(Collected data)
int do_retract(lmgpu_handle* h, int from, int to) {
  h->marg_valid = false;
  for (int t = 0; t < kNumVarTypes; t++) {
    const int skip = t == LMGPU_POINT3 ? h->n_hidden : 0;
    const int n = h->plan.type_count[t] - skip;
    if (n == 0) continue;
    hipLaunchKernelGGL(retract_kernel, dim3((n + 255) / 256), dim3(256), 0, h->stream, t, n, (const double*)h->vals[from][t] + 3 * skip,
                       h->vals[to][t] + 3 * skip, (const int32_t*)h->type_xoff[t] + skip, (const double*)h->delta, (const int32_t*)nullptr);
  }
  HIPCHECK(hipGetLastError());
  return LMGPU_OK;
}

void accumulate_times(lmgpu_handle* h, bool with_retract) {
  float ms = 0;
  if (hipEventElapsedTime(&ms, h->ev[1], h->ev[2]) == hipSuccess) h->tim.eliminate_ms += ms;
  if (hipEventElapsedTime(&ms, h->ev[2], h->ev[3]) == hipSuccess) h->tim.backsub_ms += ms;
  if (hipEventElapsedTime(&ms, h->ev[3], h->ev[4]) == hipSuccess) h->tim.linear_error_ms += ms;
  if (with_retract && hipEventElapsedTime(&ms, h->ev[5], h->ev[6]) == hipSuccess) h->tim.retract_error_ms += ms;
}

int enqueue_retract_and_error(lmgpu_handle* h) {
  (void)hipEventRecord(h->ev[5], h->stream);
  const int kt = h->kt.begin(LMGPU_KT_RETRACT_ERROR, h->stream);
  int rc = do_retract(h, h->cur, h->cur ^ 1);
  if (rc) return rc;
  launch_factors<false>(h, h->cur ^ 1);
  reduce_to(h, h->ebuf0, h->n_counted, h->dscal);
  h->kt.end(kt, h->stream);
  rc = allreduce_scalars(h, 0, 1);
  if (rc) return rc;
  (void)hipEventRecord(h->ev[6], h->stream);
// ... 368 lines not shown
    if (rep[fi]) continue;
    h->front_owner[fi] = (fr.parent < 0 || rep[fr.parent]) ? top_owner[fi] : h->front_owner[fr.parent];
  }
  for (int fi = 0; fi < NF; fi++) h->front_active[fi] = rep[fi] || h->front_owner[fi] == R;
}

}

#include "launch_tables.hpp"

extern "C" {

int lmgpu_create(const lmgpu_config* cfg, lmgpu_handle** out) {
  if (!cfg || !out) return LMGPU_INVALID;
  lmgpu_handle* h = new lmgpu_handle();
  h->cfg = *cfg;
  if (h->cfg.world_size < 1) h->cfg.world_size = 1;
  h->device = cfg->device;
  h->two_launch_panel = dev_switch("LMGPU_PANEL_2L") != nullptr;
  h->no_fuse = dev_switch("LMGPU_NO_FUSE") != nullptr;
  h->no_chain = dev_switch("LMGPU_NO_CHAIN") != nullptr;
  h->chain_forms = (dev_switch("LMGPU_CHAIN_FENCED_TILES") ? CHAIN_FORM_FENCED_TILES : 0) | (dev_switch("LMGPU_CHAIN_PREREAD") ? CHAIN_FORM_PREREAD : 0);
  h->no_tail = dev_switch("LMGPU_NO_TAIL") != nullptr;
  h->no_wide16 = dev_switch("LMGPU_NO_WIDE16") != nullptr;
  if (const char* e = dev_switch("LMGPU_LEAF_GROUP_THREADS")) h->leaf_group_threads = atoi(e) == 64 ? 64 : (atoi(e) == 128 ? 128 : 256);
  h->no_backsub_groups = dev_switch("LMGPU_NO_BACKSUB_GROUPS") != nullptr;
  if (const char* e = dev_switch("LMGPU_WIDE16_MAX")) h->wide16_max = atoi(e);
  h->bsd_ticket = dev_switch("LMGPU_BSD_TICKET") != nullptr;
  h->no_gather_write = dev_switch("LMGPU_NO_GATHER_WRITE") != nullptr;
  h->schur_split_diag = dev_switch("LMGPU_SCHUR_SPLIT_DIAG") != nullptr;
  h->pcg_fused = dev_switch("LMGPU_PCG_FUSED") != nullptr;
  if (dev_switch("LMGPU_NO_MERGE")) h->chain_merge = false;
  if (const char* e = dev_switch("LMGPU_CHAIN_SPLIT")) h->chain_split_pct = std::max(0, std::min(100, atoi(e)));
  if (const char* e = dev_switch("LMGPU_CHAIN_FAR")) h->chain_far_pct = std::max(10, std::min(100, atoi(e)));
  *out = h;
  if (h->device >= 0) {
    HIPCHECK(hipSetDevice(h->device));
    {
      hipDeviceProp_t prop;
      HIPCHECK(hipGetDeviceProperties(&prop, h->device));
      h->num_cus = prop.multiProcessorCount;
    }
    HIPCHECK(hipStreamCreate(&h->stream));
    {
      int prio_lo = 0, prio_hi = 0;
      HIPCHECK(hipDeviceGetStreamPriorityRange(&prio_lo, &prio_hi));
      HIPCHECK(hipStreamCreateWithPriority(&h->comm_stream, hipStreamNonBlocking, prio_hi));
    }
    HIPCHECK(hipEventCreateWithFlags(&h->asm_ev, hipEventDisableTiming));
    for (int i = 0; i < 8; i++) HIPCHECK(hipEventCreate(&h->ev[i]));
    HIPCHECK(hipHostMalloc((void**)&h->h_scal, 8 * sizeof(double), hipHostMallocDefault));
    HIPCHECK(hipHostMalloc((void**)&h->h_status, 2 * sizeof(int), hipHostMallocDefault));
    HIPCHECK(hipMalloc((void**)&h->d_lambda, sizeof(double)));
    HIPCHECK(hipMemset(h->d_lambda, 0, sizeof(double)));
    HIPCHECK(hipFuncSetAttribute((const void*)lds_front_kernel<false>, hipFuncAttributeMaxDynamicSharedMemorySize, kLdsLimitN * kLdsLimitN * 8 + kLdsFrontExtra + 64));
    HIPCHECK(hipFuncSetAttribute((const void*)lds_front_kernel<false, 1024>, hipFuncAttributeMaxDynamicSharedMemorySize, kLdsLimitN * kLdsLimitN * 8 + kLdsFrontExtra + 64));
    HIPCHECK(hipFuncSetAttribute((const void*)lds_front_kernel<true>, hipFuncAttributeMaxDynamicSharedMemorySize, kLdsLimitN * kLdsLimitN * 8 + kLdsFrontExtra + 64));
    HIPCHECK(hipFuncSetAttribute((const void*)lds_front_merged_kernel<256>, hipFuncAttributeMaxDynamicSharedMemorySize, kLdsLimitN * kLdsLimitN * 8 + kLdsFrontExtra + 64));
    HIPCHECK(hipFuncSetAttribute((const void*)lds_front_merged_kernel<1024>, hipFuncAttributeMaxDynamicSharedMemorySize, kLdsLimitN * kLdsLimitN * 8 + kLdsFrontExtra + 64));
    HIPCHECK(hipFuncSetAttribute((const void*)level_fused_kernel<256>, hipFuncAttributeMaxDynamicSharedMemorySize, kLdsLimitN * kLdsLimitN * 8 + kLdsFrontExtra + 64));
    HIPCHECK(hipFuncSetAttribute((const void*)level_fused_kernel<1024>, hipFuncAttributeMaxDynamicSharedMemorySize, kLdsLimitN * kLdsLimitN * 8 + kLdsFrontExtra + 64));
    HIPCHECK(hipFuncSetAttribute((const void*)syrk_mfma_kernel, hipFuncAttributeMaxDynamicSharedMemorySize, kSyrkLds));
    HIPCHECK(hipFuncSetAttribute((const void*)lds_backsub_wide_kernel, hipFuncAttributeMaxDynamicSharedMemorySize, (kLdsLimitN * kLdsLimitN + LDSB_TAIL) * 8));
    HIPCHECK(hipFuncSetAttribute((const void*)lds_backsub_merged_kernel, hipFuncAttributeMaxDynamicSharedMemorySize, (kLdsLimitN * kLdsLimitN + LDSB_TAIL) * 8));
    HIPCHECK(hipFuncSetAttribute((const void*)diag_potrf_kernel, hipFuncAttributeMaxDynamicSharedMemorySize, DIAG_LDS_BYTES));
    HIPCHECK(hipFuncSetAttribute((const void*)panel_dataflow_kernel, hipFuncAttributeMaxDynamicSharedMemorySize, PDF_LDS_BYTES));
    HIPCHECK(hipFuncSetAttribute((const void*)step_kernel, hipFuncAttributeMaxDynamicSharedMemorySize, STEP_LDS_BYTES));
    HIPCHECK(hipFuncSetAttribute((const void*)chain_kernel, hipFuncAttributeMaxDynamicSharedMemorySize, STEP_LDS_BYTES));
    HIPCHECK(hipFuncSetAttribute((const void*)front_tail_kernel, hipFuncAttributeMaxDynamicSharedMemorySize, TAIL_LDS_BYTES));
    HIPCHECK(hipFuncSetAttribute((const void*)med_diag_potrf_kernel, hipFuncAttributeMaxDynamicSharedMemorySize, DIAG_LDS_BYTES));
  }
  return LMGPU_OK;
}
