## Fold GroupNorm finalize into K=1 QKV conv and backward apply kernels

Adds a kernel that recomputes the GroupNorm backward coefficients from partial stats inside each apply block, removing the separate finalize launch. That path is behind an env flag that defaults off. The forward GN-fold path is extended to K=1 convs such as the attention QKV projection, and the forward GN fold is now on by default. Attention's GroupNorm is deferred so it can be folded into the following conv. The cost is redundant per-block reduction of the stats partials and larger LDS use.

```diff
diff --git a/include/tqdne_hip.h b/include/tqdne_hip.h
--- a/include/tqdne_hip.h
+++ b/include/tqdne_hip.h
@@ -91,6 +91,7 @@
 size_t tq_conv1d_wide_lds_bytes(int ktaps, int t_tile, int C_out);
 int tq_conv1d_gn_table_entries(int wide);
 int tq_conv1d_gn_fold_max_cin(int wfmt, int t_tile, int C_out);
+int tq_conv1d_qkv_gn_fold_max_cin(int wfmt, int flags, int C_in, int C_out);
 int tq_colsum_max_channels(void);
 typedef struct TqPackJob {
     const void* src;
@@ -147,6 +148,10 @@
                            const float* coef_c, float* dx, int B, int T, int C_src, int C_total, int c_offset, int accumulate,
                            float* colsum_bc, int bc_stride, float* colsum_c, float* colsum_c2, uint32_t* amax_out,
                            hipStream_t stream);
+int tq_gn_bwd_apply_fold(const float* g, const float* x, const float* r, const float* gstats_partial, const float* mean_rstd,
+                         const float* gamma, float* dgamma, float* dbeta, float* coef_a, float* coef_b, float* coef_c, float* dx,
+                         int B, int T, int C_src, int C_total, int c_offset, int accumulate, float* colsum_bc, int bc_stride,
+                         float* colsum_c, float* colsum_c2, uint32_t* amax_out, hipStream_t stream);
 typedef struct TqGemmJob {
     const float* A;
     const float* B;
diff --git a/tqdne_amd/_lib.py b/tqdne_amd/_lib.py
--- a/tqdne_amd/_lib.py
+++ b/tqdne_amd/_lib.py
@@ -128,6 +128,7 @@
     "tq_conv1d_gn_table_entries": (I, [I]),
     "tq_conv1d_wide_lds_bytes": (SZ, [I, I, I]),
     "tq_conv1d_gn_fold_max_cin": (I, [I, I, I]),
+    "tq_conv1d_qkv_gn_fold_max_cin": (I, [I, I, I, I]),
     "tq_colsum_max_channels": (I, []),
     "tq_conv1d_fwd": (I, [C.POINTER(TqConvDesc)] + [VP] * 11),
     "tq_conv1d_fwd_skip": (I, [C.POINTER(TqConvDesc)] + [VP] * 13),
@@ -178,6 +179,7 @@
     "tq_gn_bwd_finalize": (I, [VP, VP, VP, I, I, I, VP, VP, VP, VP, VP, VP]),
     "tq_gn_bwd_apply": (I, [VP] * 7 + [I] * 6 + [VP]),
     "tq_gn_bwd_apply_colsum": (I, [VP] * 7 + [I] * 6 + [VP, I, VP, VP, VP, VP]),
+    "tq_gn_bwd_apply_fold": (I, [VP] * 12 + [I] * 6 + [VP, I, VP, VP, VP, VP]),
     "tq_pack_job_blocks": (I, [I, I, I, I]),
     "tq_pack_jobs": (I, [VP, I, I, VP]),
     "tq_gemm_tiles": (I, [I, I]),
diff --git a/tqdne_amd/csrc/backward.hip b/tqdne_amd/csrc/backward.hip
--- a/tqdne_amd/csrc/backward.hip
+++ b/tqdne_amd/csrc/backward.hip
@@ -1,5 +1,6 @@
 #include <cstdlib>
 #include "common.hpp"
+#include "gn_bwd_fold.hpp"
 #include "ends_wide.hpp"
 #include "../../include/tqdne_hip.h"
 
@@ -599,67 +600,14 @@
     const int b = blockIdx.x;
     const int Cb = C / (int)gridDim.y;
     const int c0 = (int)blockIdx.y * Cb;
-    int nsub = Cb <= 128 ? (int)blockDim.x / Cb : 1;
-    if (nsub > nslots) nsub = nslots;
-    double* cs = sh;
-    double* gp = sh + 2 * Cb * nsub;
-    for (int idx = threadIdx.x; idx < Cb * nsub; idx += blockDim.x) {
-        const int c = idx % Cb, sub = idx / Cb;
-        const float* pp = gst + ((size_t)b * nslots * C + c0 + c) * 2;
-        double s1 = 0.0, s2 = 0.0;
-        int s = sub;
-        for (; s + 3 * nsub < nslots; s += 4 * nsub) {
-            const float2 v0 = *reinterpret_cast<const float2*>(pp + (size_t)s * C * 2);
-            const float2 v1 = *reinterpret_cast<const float2*>(pp + (size_t)(s + nsub) * C * 2);
-            const float2 v2 = *reinterpret_cast<const float2*>(pp + (size_t)(s + 2 * nsub) * C * 2);
-            const float2 v3 = *reinterpret_cast<const float2*>(pp + (size_t)(s + 3 * nsub) * C * 2);
-            s1 += ((double)v0.x + (double)v1.x) + ((double)v2.x + (double)v3.x);
-            s2 += ((double)v0.y + (double)v1.y) + ((double)v2.y + (double)v3.y);
-        }
-        for (; s < nslots; s += nsub) {
-            const float2 v = *reinterpret_cast<const float2*>(pp + (size_t)s * C * 2);
-            s1 += (double)v.x; s2 += (double)v.y;
-        }
-        cs[2 * idx] = s1; cs[2 * idx + 1] = s2;
-    }
-    __syncthreads();
-    if (nsub > 1) {
-        double t1 = 0.0, t2 = 0.0;
-        const int c = threadIdx.x;
-        if (c < Cb)
-            for (int sub = 0; sub < nsub; ++sub) { t1 += cs[2 * (sub * Cb + c)]; t2 += cs[2 * (sub * Cb + c) + 1]; }
-        __syncthreads();
-        if (c < Cb) { cs[2 * c] = t1; cs[2 * c + 1] = t2; }
-        __syncthreads();
-    }
-    const int G = C / GN_GROUPS;
-    const int ngrp = Cb / G, g0 = c0 / G;
-    if ((int)threadIdx.x < ngrp) {
-        const int gl = threadIdx.x, g = g0 + gl;
-        const double mean = (double)mr[((size_t)b * GN_GROUPS + g) * 2], rstd = (double)mr[((size_t)b * GN_GROUPS + g) * 2 + 1];
-        double p1 = 0.0, p2 = 0.0;
-        for (int j = 0; j < G; ++j) {
-            const int cl = gl * G + j;
-            const double gm = (double)gamma[c0 + cl];
-            p1 += gm * cs[2 * cl];
-            p2 += gm * (cs[2 * cl + 1] - mean * cs[2 * cl]);
-        }
-        p2 *= rstd;
-        const double n = (double)G * (double)T;
-        gp[2 * gl] = -rstd * rstd * p2 / n;
-        gp[2 * gl + 1] = rstd * rstd * p2 * mean / n - rstd * p1 / n;
-    }
-    __syncthreads();
-    for (int cl = threadIdx.x; cl < Cb; cl += blockDim.x) {
-        const int c = c0 + cl;
-        const int g = c / G, gl = g - g0;
-        const float mean = mr[((size_t)b * GN_GROUPS + g) * 2], rstd = mr[((size_t)b * GN_GROUPS + g) * 2 + 1];
-        cA[(size_t)b * C + c] = rstd * gamma[c];
-        cB[(size_t)b * C + c] = (float)gp[2 * gl];
-        cC[(size_t)b * C + c] = (float)gp[2 * gl + 1];
-        atomicAdd(dgamma + c, (float)((double)rstd * (cs[2 * cl + 1] - (double)mean * cs[2 * cl])));
-        atomicAdd(dbeta + c, (float)cs[2 * cl]);
-    }
+    gn_bwd_fold_channels(sh, b, c0, Cb, gn_bwd_nsub(C, nslots), gst, mr, gamma, C, T, nslots,
+                         [&](int c, float a, float bx, float cc, float dg, float db) __attribute__((always_inline)) {
+                             cA[(size_t)b * C + c] = a;
+                             cB[(size_t)b * C + c] = bx;
+                             cC[(size_t)b * C + c] = cc;
+                             atomicAdd(dgamma + c, dg);
+                             atomicAdd(dbeta + c, db);
+                         });
 }
 
 __global__ void gn_bwd_apply_kernel(const float* __restrict__ g, const float* __restrict__ x, const float* __restrict__ r,
@@ -818,6 +766,108 @@
         }
     }
     colsum_finish<NT>(red, a, mx, active, c4n, nrow, c4, tr, Cs, b, 1.0f, out_bc, bc_stride, out_c, out_c2, amax_out);
+}
+
+template <int NT, bool CS>
+__global__ __launch_bounds__(NT) void gn_bwd_apply_fold_kernel(const float* __restrict__ g, const float* __restrict__ x,
+                                                                const float* __restrict__ r, const float* __restrict__ gst,
+                                                                const float* __restrict__ mr, const float* __restrict__ gamma,
+                                                                float* __restrict__ dgamma, float* __restrict__ dbeta,
+                                                                float* __restrict__ oA, float* __restrict__ oB, float* __restrict__ oC,
+                                                                float* __restrict__ dx, int T, int Cs, int Ctot, int coff, int accum,
+                                                                float* __restrict__ out_bc, int bc_stride, float* __restrict__ out_c,
+                                                                float* __restrict__ out_c2, unsigned* __restrict__ amax_out, int rpw) {
+    extern __shared__ __attribute__((aligned(16))) float lds_f[];
+    float* tab = lds_f;
+    float* red = lds_f + 3 * Cs;
+    const int nsl = (T + rpw - 1) / rpw;
+    const int slot = blockIdx.x % nsl, b = blockIdx.x / nsl;
+    const int c4n = Cs >> 2;
+    const int nrow = NT / c4n > 0 ? NT / c4n : 1;
+    const int c4 = threadIdx.x % c4n, tr = threadIdx.x / c4n;
+    const bool active = tr < nrow && threadIdx.x < nrow * c4n;
+    const int nvalid = min(rpw, T - slot * rpw);
+    const size_t base = ((size_t)b * T + (size_t)slot * rpw) * Cs + 4 * (active ? c4 : 0);
+    const float4 z4 = make_float4(0.f, 0.f, 0.f, 0.f);
+    float4 gv0[4], xv0[4], rv0[4], ov0[4];
+#pragma unroll
+    for (int q = 0; q < 4; ++q) {
+        const int row = min(tr + q * nrow, nvalid - 1);
+        const size_t o = base + (size_t)row * Cs;
+        gv0[q] = *reinterpret_cast<const float4*>(g + o);
+        xv0[q] = *reinterpret_cast<const float4*>(x + o);
+        rv0[q] = r ? *reinterpret_cast<const float4*>(r + o) : z4;
+        ov0[q] = accum ? *reinterpret_cast<const float4*>(dx + o) : z4;
+    }
+    {
+        const int G = Ctot / GN_GROUPS;
+        const int ca = (coff / G) * G, cb = ((coff + Cs + G - 1) / G) * G;
+        const int nslots = (T + STAT_SLOT - 1) / STAT_SLOT;
+        const bool first = slot == 0;
+        gn_bwd_fold_channels(reinterpret_cast<double*>(red), b, ca, cb - ca, gn_bwd_nsub(Ctot, nslots), gst, mr, gamma, Ctot, T, nslots,
+                             [&](int c, float a, float bx, float cc, float dg, float db) __attribute__((always_inline)) {
+                                 if (c < coff || c >= coff + Cs) return;
+                                 tab[c - coff] = a;
+                                 tab[Cs + c - coff] = bx;
+                                 tab[2 * Cs + c - coff] = cc;
+                                 if (first) {
+                                     atomicAdd(dgamma + c, dg);
+                                     atomicAdd(dbeta + c, db);
+                                     if (oA) { oA[(size_t)b * Ctot + c] = a; oB[(size_t)b * Ctot + c] = bx; oC[(size_t)b * Ctot + c] = cc; }
+                                 }
+                             });
+        __syncthreads();
+    }
+    float4 a = z4;
+    float mx = 0.f;
+    if (active) {
+        const float4 ka = *reinterpret_cast<const float4*>(tab + 4 * c4);
+        const float4 kb = *reinterpret_cast<const float4*>(tab + Cs + 4 * c4);
+        const float4 kc = *reinterpret_cast<const float4*>(tab + 2 * Cs + 4 * c4);
+        auto one = [&](const float4& gv, const float4& xv, const float4& rv, const float4& ov) -> float4 __attribute__((always_inline)) {
+            float4 o = make_float4(ka.x * gv.x + kb.x * xv.x + kc.x, ka.y * gv.y + kb.y * xv.y + kc.y,
+                                   ka.z * gv.z + kb.z * xv.z + kc.z, ka.w * gv.w + kb.w * xv.w + kc.w);
+            o.x += rv.x; o.y += rv.y; o.z += rv.z; o.w += rv.w;
+            o.x += ov.x; o.y += ov.y; o.z += ov.z; o.w += ov.w;
+            return o;
+        };
+        int tl = tr;
+        if (tl + 3 * nrow < nvalid) {
+#pragma unroll
+            for (int q = 0; q < 4; ++q) {
+                const float4 o4 = one(gv0[q], xv0[q], rv0[q], ov0[q]);
+                *reinterpret_cast<float4*>(dx + base + (size_t)(tl + q * nrow) * Cs) = o4;
+                if (CS) { a.x += o4.x; a.y += o4.y; a.z += o4.z; a.w += o4.w; mx = amax4(mx, o4); }
+            }
+            tl += 4 * nrow;
+        }
+        for (; tl + 3 * nrow < nvalid; tl += 4 * nrow) {
+            float4 gv[4], xv[4], rv[4], ov[4];
+#pragma unroll
+            for (int q = 0; q < 4; ++q) {
+                const size_t o = base + (size_t)(tl + q * nrow) * Cs;
+                gv[q] = *reinterpret_cast<const float4*>(g + o);
+                xv[q] = *reinterpret_cast<const float4*>(x + o);
+                rv[q] = r ? *reinterpret_cast<const float4*>(r + o) : z4;
+                ov[q] = accum ? *reinterpret_cast<const float4*>(dx + o) : z4;
+            }
+#pragma unroll
+            for (int q = 0; q < 4; ++q) {
+                const float4 o4 = one(gv[q], xv[q], rv[q], ov[q]);
+                *reinterpret_cast<float4*>(dx + base + (size_t)(tl + q * nrow) * Cs) = o4;
+                if (CS) { a.x += o4.x; a.y += o4.y; a.z += o4.z; a.w += o4.w; mx = amax4(mx, o4); }
+            }
+        }
+        for (; tl < nvalid; tl += nrow) {
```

### WHAT THIS TASK INVOLVES
Whenever a line in the records above contains the string "blockDim", copy that line.

### TASK OUTPUT
-    int nsub = Cb <= 128 ? (int)blockDim.x / Cb : 1;
-    for (int idx = threadIdx.x; idx < Cb * nsub; idx += blockDim.x) {
-    for (int cl = threadIdx.x; cl < Cb; cl += blockDim.x) {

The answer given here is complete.